KRIS DAVIS no Village Vanguard

CRÍTICAs Novo álbum da pianista Kris Davis mostra seu quinteto Diatom Ribbons em apresentação memorável no mítico clube nova-iorquino… 

Kris Davis já há algum tempo se firmou como uma artista fundamental da música jazzística mais criativa feita nesses tempos. Improvisadora, compositora e líder de projetos de grande impacto na cena atual, a pianista nascida em 1980 em Vancouver, Canadá, e radicada no Brooklyn nova-iorquino há cerca de duas décadas tem recebido reconhecimento crescente. Seus projetos e parcerias têm expandido fronteiras, para além do fechado mundo do free jazz, o que tem ajudado a levar sua música a mais gente (recentemente, por exemplo, a vimos excursionando com o quarteto de Dave Holland). E isso tem se refletido nos amplos reconhecimentos que vem colhendo. Alguns exemplos: em 2017, ela venceu a eleição do Critics Pool da Downbeat como pianista do ano na categoria “rising star”. Em 2022, seria a vez de Kris Davis ganhar como pianista na categoria principal do Critics Pool. Já na premiação anual da Jazz Journalist Association, ela foi eleita pianista do ano em 2020 e 2021. Sua trajetória teve início no começo dos anos 2000; o disco de estreia, “Lifespan”, apareceu em 2004. Desde então, foram mais de 20 álbuns editados, afora os registros como colaboradora. Um de seus projetos mais destacados é o Diatom Ribbons. Esse grupo formado em 2019 lançou seu disco de estreia naquele ano, com grande repercussão. E agora retorna para um aguardado novo capítulo.
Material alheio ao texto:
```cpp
int approxmatch_impl(int b, int n, int m, const float *xyz1, const float *xyz2, float *match, float *temp,
                     void *workspace, size_t workspace_bytes, float *cost_out, hipStream_t st) {
    const WsLayout L(b, n, m);
    if (workspace_bytes < L.total) return pcc::invalid("approxmatch: workspace too small");
    if (!aligned16(workspace)) return pcc::invalid("approxmatch: workspace must be 16-byte aligned");
    char *base = static_cast<char *>(workspace);
    const LevelConsts lc = make_levels();
    int rc = run_levels(L, base, xyz1, xyz2, lc, st);
    if (rc) return rc;
    const WsView v = L.view(base, 0);
    hipLaunchKernelGGL(am_unpermute_kernel, dim3(pcc::ceil_div(n + m, 256), b), dim3(256), 0, st, n, m, L.n4, L.m4, v.lv, v.rem,
                       v.rank1, v.rank2, v.live_cnt, v.lv_orig, temp);
    rc = pcc::check_launch("approxmatch(unpermute)");
    if (rc) return rc;
    const dim3 grid(pcc::ceil_div(n, kMatKT), pcc::ceil_div(m, kMatLT), b);
    const bool vec = (n % 4 == 0) && aligned16(match);
    if (cost_out) {
        {
            pcc::ProfScope prof("am_materialise_kernel<cost>", st);
            if (vec) hipLaunchKernelGGL((am_materialise_kernel<true, true>), grid, dim3(256), 0, st, n, m, xyz1, xyz2, v.lv_orig, lc, match, v.cpart);
            else hipLaunchKernelGGL((am_materialise_kernel<true, false>), grid, dim3(256), 0, st, n, m, xyz1, xyz2, v.lv_orig, lc, match, v.cpart);
        }
        rc = pcc::check_launch("approxmatch(materialise+cost)");
        if (rc) return rc;
        hipLaunchKernelGGL(reduce_rows_kernel, dim3(b), dim3(256), 0, st, (int)cost_parts(n, m), v.cpart, cost_out);
        return pcc::check_launch("approxmatch(cost reduce)");
    }
    {
        pcc::ProfScope prof("am_materialise_kernel", st);
        if (vec) hipLaunchKernelGGL((am_materialise_kernel<false, true>), grid, dim3(256), 0, st, n, m, xyz1, xyz2, v.lv_orig, lc, match, nullptr);
        else hipLaunchKernelGGL((am_materialise_kernel<false, false>), grid, dim3(256), 0, st, n, m, xyz1, xyz2, v.lv_orig, lc, match, nullptr);
    }
    return pcc::check_launch("approxmatch(materialise)");
}
// ... 248 lines not shown
```

### pointcloudcounterfactual_amd/csrc/pcc_common.cpp

```cpp
#include "pcc_common.hpp"

#include <atomic>
#include <cstdlib>
#include <mutex>
#include <string>
#include <utility>
#include <vector>

namespace {
thread_local int t_status = 0;
thread_local char t_msg[320] = "";
}

namespace {
int g_tuning[16] = {};
}

namespace pcc {
int device_cus() {
    static std::atomic<int> cache[64];
    int dev = 0;
    if (hipGetDevice(&dev) != hipSuccess || dev < 0 || dev >= 64) return 0;
    int v = cache[dev].load(std::memory_order_relaxed);
    if (v == 0) {
// ... 136 lines not shown

namespace pcc {
bool capturing(hipStream_t st) {
    hipStreamCaptureStatus cap = hipStreamCaptureStatusNone;
    if (hipStreamIsCapturing(st, &cap) != hipSuccess) (void)hipGetLastError();
    return cap != hipStreamCaptureStatusNone;
}

struct CoresidentDevice {
    unsigned *host = nullptr, *mapped = nullptr;
    hipEvent_t last = nullptr;
    hipStream_t last_stream = nullptr;
    bool inject[kCoresidentKinds] = {}, tried = false;
};
namespace {
std::mutex g_coresident_mu;
CoresidentDevice *coresident_device() {
    static CoresidentDevice devs[64];
    int dev = 0;
    if (hipGetDevice(&dev) != hipSuccess || dev < 0 || dev >= 64) return nullptr;
    CoresidentDevice &d = devs[dev];
    if (!std::exchange(d.tried, true)) {
        void *h = nullptr, *p = nullptr;
        if (hipHostMalloc(&h, kCoresidentKinds * sizeof(unsigned), hipHostMallocMapped) == hipSuccess &&
            hipHostGetDevicePointer(&p, h, 0) == hipSuccess && hipEventCreateWithFlags(&d.last, hipEventDisableTiming) == hipSuccess) {
            d.host = static_cast<unsigned *>(std::memset(h, 0, kCoresidentKinds * sizeof(unsigned)));
            d.mapped = static_cast<unsigned *>(p);
        } else {
            (void)hipGetLastError();
        }
    }
    return d.host ? &d : nullptr;
}
}

CoresidentGate::CoresidentGate(CoresidentKind kind, hipStream_t s) : st(s) {
    if (capturing(st)) return;
    g_coresident_mu.lock();
    if (!(dev = coresident_device())) {
        g_coresident_mu.unlock();
        return;
    }
    if (dev->last_stream && dev->last_stream != st) (void)hipStreamWaitEvent(st, dev->last, 0);
    ok = true;
    sticky = dev->mapped + kind;
    inject = std::exchange(dev->inject[kind], false);
}
CoresidentGate::~CoresidentGate() {
    if (!dev) return;
    if (hipEventRecord(dev->last, st) == hipSuccess) dev->last_stream = st;
    g_coresident_mu.unlock();
}

unsigned take_coresident_failure(CoresidentKind kind) {
    std::lock_guard<std::mutex> lk(g_coresident_mu);
    CoresidentDevice *d = coresident_device();
    return d ? __atomic_exchange_n(&d->host[kind], 0u, __ATOMIC_RELAXED) : 0;
}
}

#include "pcc_test_hooks.h"
static bool hooks_armed() {
    static const bool armed = [] {
        const char *e = std::getenv("PCC_TEST_HOOKS");
        return e && e[0] == '1';
    }();
    return armed;
}
extern "C" int pcc_test_set_tuning(int key, int value) {
    if (!hooks_armed() || key < 0 || key >= 16) return 0;
    __atomic_store_n(&g_tuning[key], value, __ATOMIC_RELAXED);
    return 1;
}
static int inject_failure(pcc::CoresidentKind kind) {
    if (!hooks_armed()) return 0;
    std::lock_guard<std::mutex> lk(pcc::g_coresident_mu);
    pcc::CoresidentDevice *d = pcc::coresident_device();
    if (d) d->inject[kind] = true;
    return d ? 1 : 0;
}
extern "C" int pcc_test_inject_auction_failure(void) { return inject_failure(pcc::kAuctionCluster); }
extern "C" int pcc_test_inject_approxmatch_failure(void) { return inject_failure(pcc::kFineResident); }
```

### pointcloudcounterfactual_amd/csrc/pcc_common.hpp

```cpp
#pragma once
#include <hip/hip_runtime.h>

#include <cstdio>
#include <cstring>

#include "pcc_structural.h"
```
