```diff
@@ -205,7 +206,7 @@
     p.stats_x = d->stats ? d->stats_x : nullptr; p.stats_mean = d->stats_mean; p.stats_invstd = d->stats_invstd;
     const long Mlin = (long)d->B * d->Hd * d->Wd;
     p.no_tab = (d->tile >> 8) & 1;
-    p.ksplit = 1; p.kslab = nullptr;
+    p.ksplit = 1; p.kslab = nullptr; p.stat_rows = 1;
     p.wm = d->w_upmerge; p.Np_all = d->Np; p.upm = 0; p.bm = 0;
     tile = pick_tile(d, Mlin) & 0xff;
     if (tile == 0) { mcav_igemm_desc dd = *d; dd.tile = 0; tile = pick_tile(&dd, Mlin); }
@@ -411,19 +412,23 @@
     return geo;
 }
 
-inline bool patch3_plan(const mcav_igemm_desc* d, bool patch, const PatchPlan& pp, PatchGeo& geo) {
+enum { P3_OPT_IN = 1, P3_FORWARD = 2 };
+inline int patch3_plan(const mcav_igemm_desc* d, bool patch, const PatchPlan& pp, PatchGeo& geo) {
     static const int enabled = MCAV_KNOB_INT("MCAV_PATCH3", 0);
+    static const int fwd_on = MCAV_KNOB_INT("MCAV_PATCH3_FWD", 1);
     static const int min_wgs = MCAV_KNOB_INT("MCAV_PATCH3_MIN_WGS", 192);
     static const int min_k = MCAV_KNOB_INT("MCAV_PATCH3_MIN_K", 128);
-    if (d->mma < 2) return false;
+    if (d->mma < 2 || !patch) return 0;
     const bool forced = (d->tile & 0xff) == 0x33;
-    if ((!enabled && !forced) || !patch) return false;
+    const bool pinned = (d->tile & 0xff) != 0 || ((d->tile >> 14) & 3);
+    const bool forward = fwd_on && d->mma == 2 && d->sign > 0 && !pinned && pp.geo.tmb == 1 && pp.geo.refl == 0;
+    if (!enabled && !forced && !forward) return 0;
     geo = patch_geo64(d, pp);
     const long nblk = (long)d->B * geo.tiles_y * geo.tiles_x;
-    if (d->groups > 1 && (nblk / d->groups) % P3_SUBS != 0) return false;
+    if (d->groups > 1 && (nblk / d->groups) % P3_SUBS != 0) return 0;
     const long wgs = ((nblk + P3_SUBS - 1) / P3_SUBS) * ((d->n_count + 63) / 64);
-    if (!forced && (wgs < min_wgs || d->Kp < min_k)) return false;
-    return true;
+    if (!forced && (wgs < min_wgs || d->Kp < min_k)) return 0;
+    return (enabled || forced) ? P3_OPT_IN : P3_FORWARD;
 }
 
 inline int patch2_plan(const mcav_igemm_desc* d, bool patch, const PatchPlan& pp, const PlanEnv& env, PatchGeo& geo, int& bn) {
@@ -510,9 +515,13 @@
     const bool split = d->mma >= 2;
     int bn2 = 64;
     bool ok;
-    if (patch3_plan(d, patch, pp, r.geo)) {
+    if (const int p3 = patch3_plan(d, patch, pp, r.geo)) {
         const long nblk = (long)d->B * r.geo.tiles_y * r.geo.tiles_x;
         ok = patch_rows(d, 10, (nblk + P3_SUBS - 1) / P3_SUBS, 64, r);
+        if (p3 == P3_FORWARD) {
+            r.p.stat_rows = P3_SUBS;
+            r.mtiles = (int)nblk;
+        }
         r.family = MCAV_IGEMM_BF16_PATCH3;
         r.variant = MCAV_RV_SPLIT | (r.geo.refl == 2 ? MCAV_RV_ADJ | MCAV_RV_REFLECT : r.geo.refl == 1 ? MCAV_RV_REFLECT : 0);
     } else if (const int sb = patch2_plan(d, patch, pp, env, r.geo, bn2)) {
diff --git a/unsupervised-pseuso-lidar_amd/csrc/conv_shared.h b/unsupervised-pseuso-lidar_amd/csrc/conv_shared.h
--- a/unsupervised-pseuso-lidar_amd/csrc/conv_shared.h
+++ b/unsupervised-pseuso-lidar_amd/csrc/conv_shared.h
@@ -180,7 +180,8 @@
 
 template <class T>
 __device__ __forceinline__ void igemm_epilogue_lean(const IgemmParams& p, typename T::AccT (&acc)[T::TM][T::TN], const unsigned* s_outb,
-                                                    float (*s_stat)[2][T::BN], int tid, int wm0, int wn0, int n0, int mt) {
+                                                    float (*s_stat)[2][T::BN], int tid, int wm0, int wn0, int n0, int mt, int srows = 1,
+                                                    int srow_end = 0) {
     constexpr int BN = T::BN, MF = T::MF, NQ = T::ACC / 4;
     const int lane = tid & 63, wave = tid >> 6;
     const int ccol = lane & (MF - 1);
@@ -293,6 +294,19 @@
             }
         }
         __syncthreads();
+        if (srows > 1) {
+            const int wpr = T::WAVES_M / srows;
+            for (int e = tid; e < 2 * BN * srows; e += T::WAVES_M * T::WAVES_N * 64) {
+                const int r = e / (2 * BN), which = (e / BN) & 1, col = e % BN;
+                const int row = mt * srows + r;
+                if (n0 + col < p.n_count && row < srow_end) {
+                    float s = 0.f;
+                    for (int k = 0; k < wpr; ++k) s += s_stat[r * wpr + k][which][col];
+                    p.stats[((size_t)row * 2 + which) * p.n_count + n0 + col] = s;
+                }
+            }
+            return;
+        }
         for (int e = tid; e < 2 * BN; e += 256) {
             const int which = e / BN, col = e - which * BN;
             if (n0 + col < p.n_count) {
```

O núcleo do Diatom Ribbons traz ao lado de Kris Davis a baterista Terri Lyne Carrington, Val Jeanty (turntables e eletrônicos) e Trevor Dunn (baixo elétrico e acústico). Se o primeiro registro do grupo contou com a participação de Esperanza Spalding, Tony Malaby e Ches Smith, desta vez quem entra para somar é o guitarrista Julian Lage. Esse quinteto subiu ao palco do lendário Village Vanguard para uma temporada em maio de 2022. É dessas apresentações, realizadas nos dias 27 e 28, que vem esse novo álbum. Diatom Ribbons – Live At The Village Vanguard é um disco duplo no qual Davis apresenta a amplitude de suas influências e interesses. Formada em música clássica, ela tentou primeiramente adentrar a cena jazzística mais tradicional, mas acabou mesmo se encontrando no universo do free impro. E toda essa sua trajetória vai ecoar aqui. “My influences are wide-ranging”, diz Davis no release de apresentação do álbum. “And I’m always trying to digest them and filter them through my own language and concept. With this music I wanted to be more overt about some of the influences that have shaped me and that continue to shape me.” O disco duplo tem 11 faixas, entre composições de Davis, muita improvisação e particulares releituras de Wayne Shorter (“Dolores”), Ronald Shannon Jackson (“Alice In The Congo”) e Geri Allen (“The Dancer”). Há também uma peça, “Nine Hats”, que faz referências a Eric Dolphy (“Hat and Beard”) e Conlon Nancarrow (“Study No. 9 for Piano Player”); esta faixa é altamente climática, com estranhas combinações de camadas eletrônicas entrecortadas por intervenções pontuais da guitarra e das ondulações percussivas. As explorações seguem, com os ouvintes desavisados sendo surpreendidos com outros ecos de outros tempos: samplers de vozes entrecortarão o espaço em “VW” (com Sun Ra sendo convocado), “Bird Call Blues” (com Paul Bley e Olivier Messiaen!) e, a que mais pega: Karlheinz Stockhausen, em fala sobre sua Intuitive Music, vindo lá de 1972, na faixa “Parasitic Hunter”, possivelmente a melhor peça do registro.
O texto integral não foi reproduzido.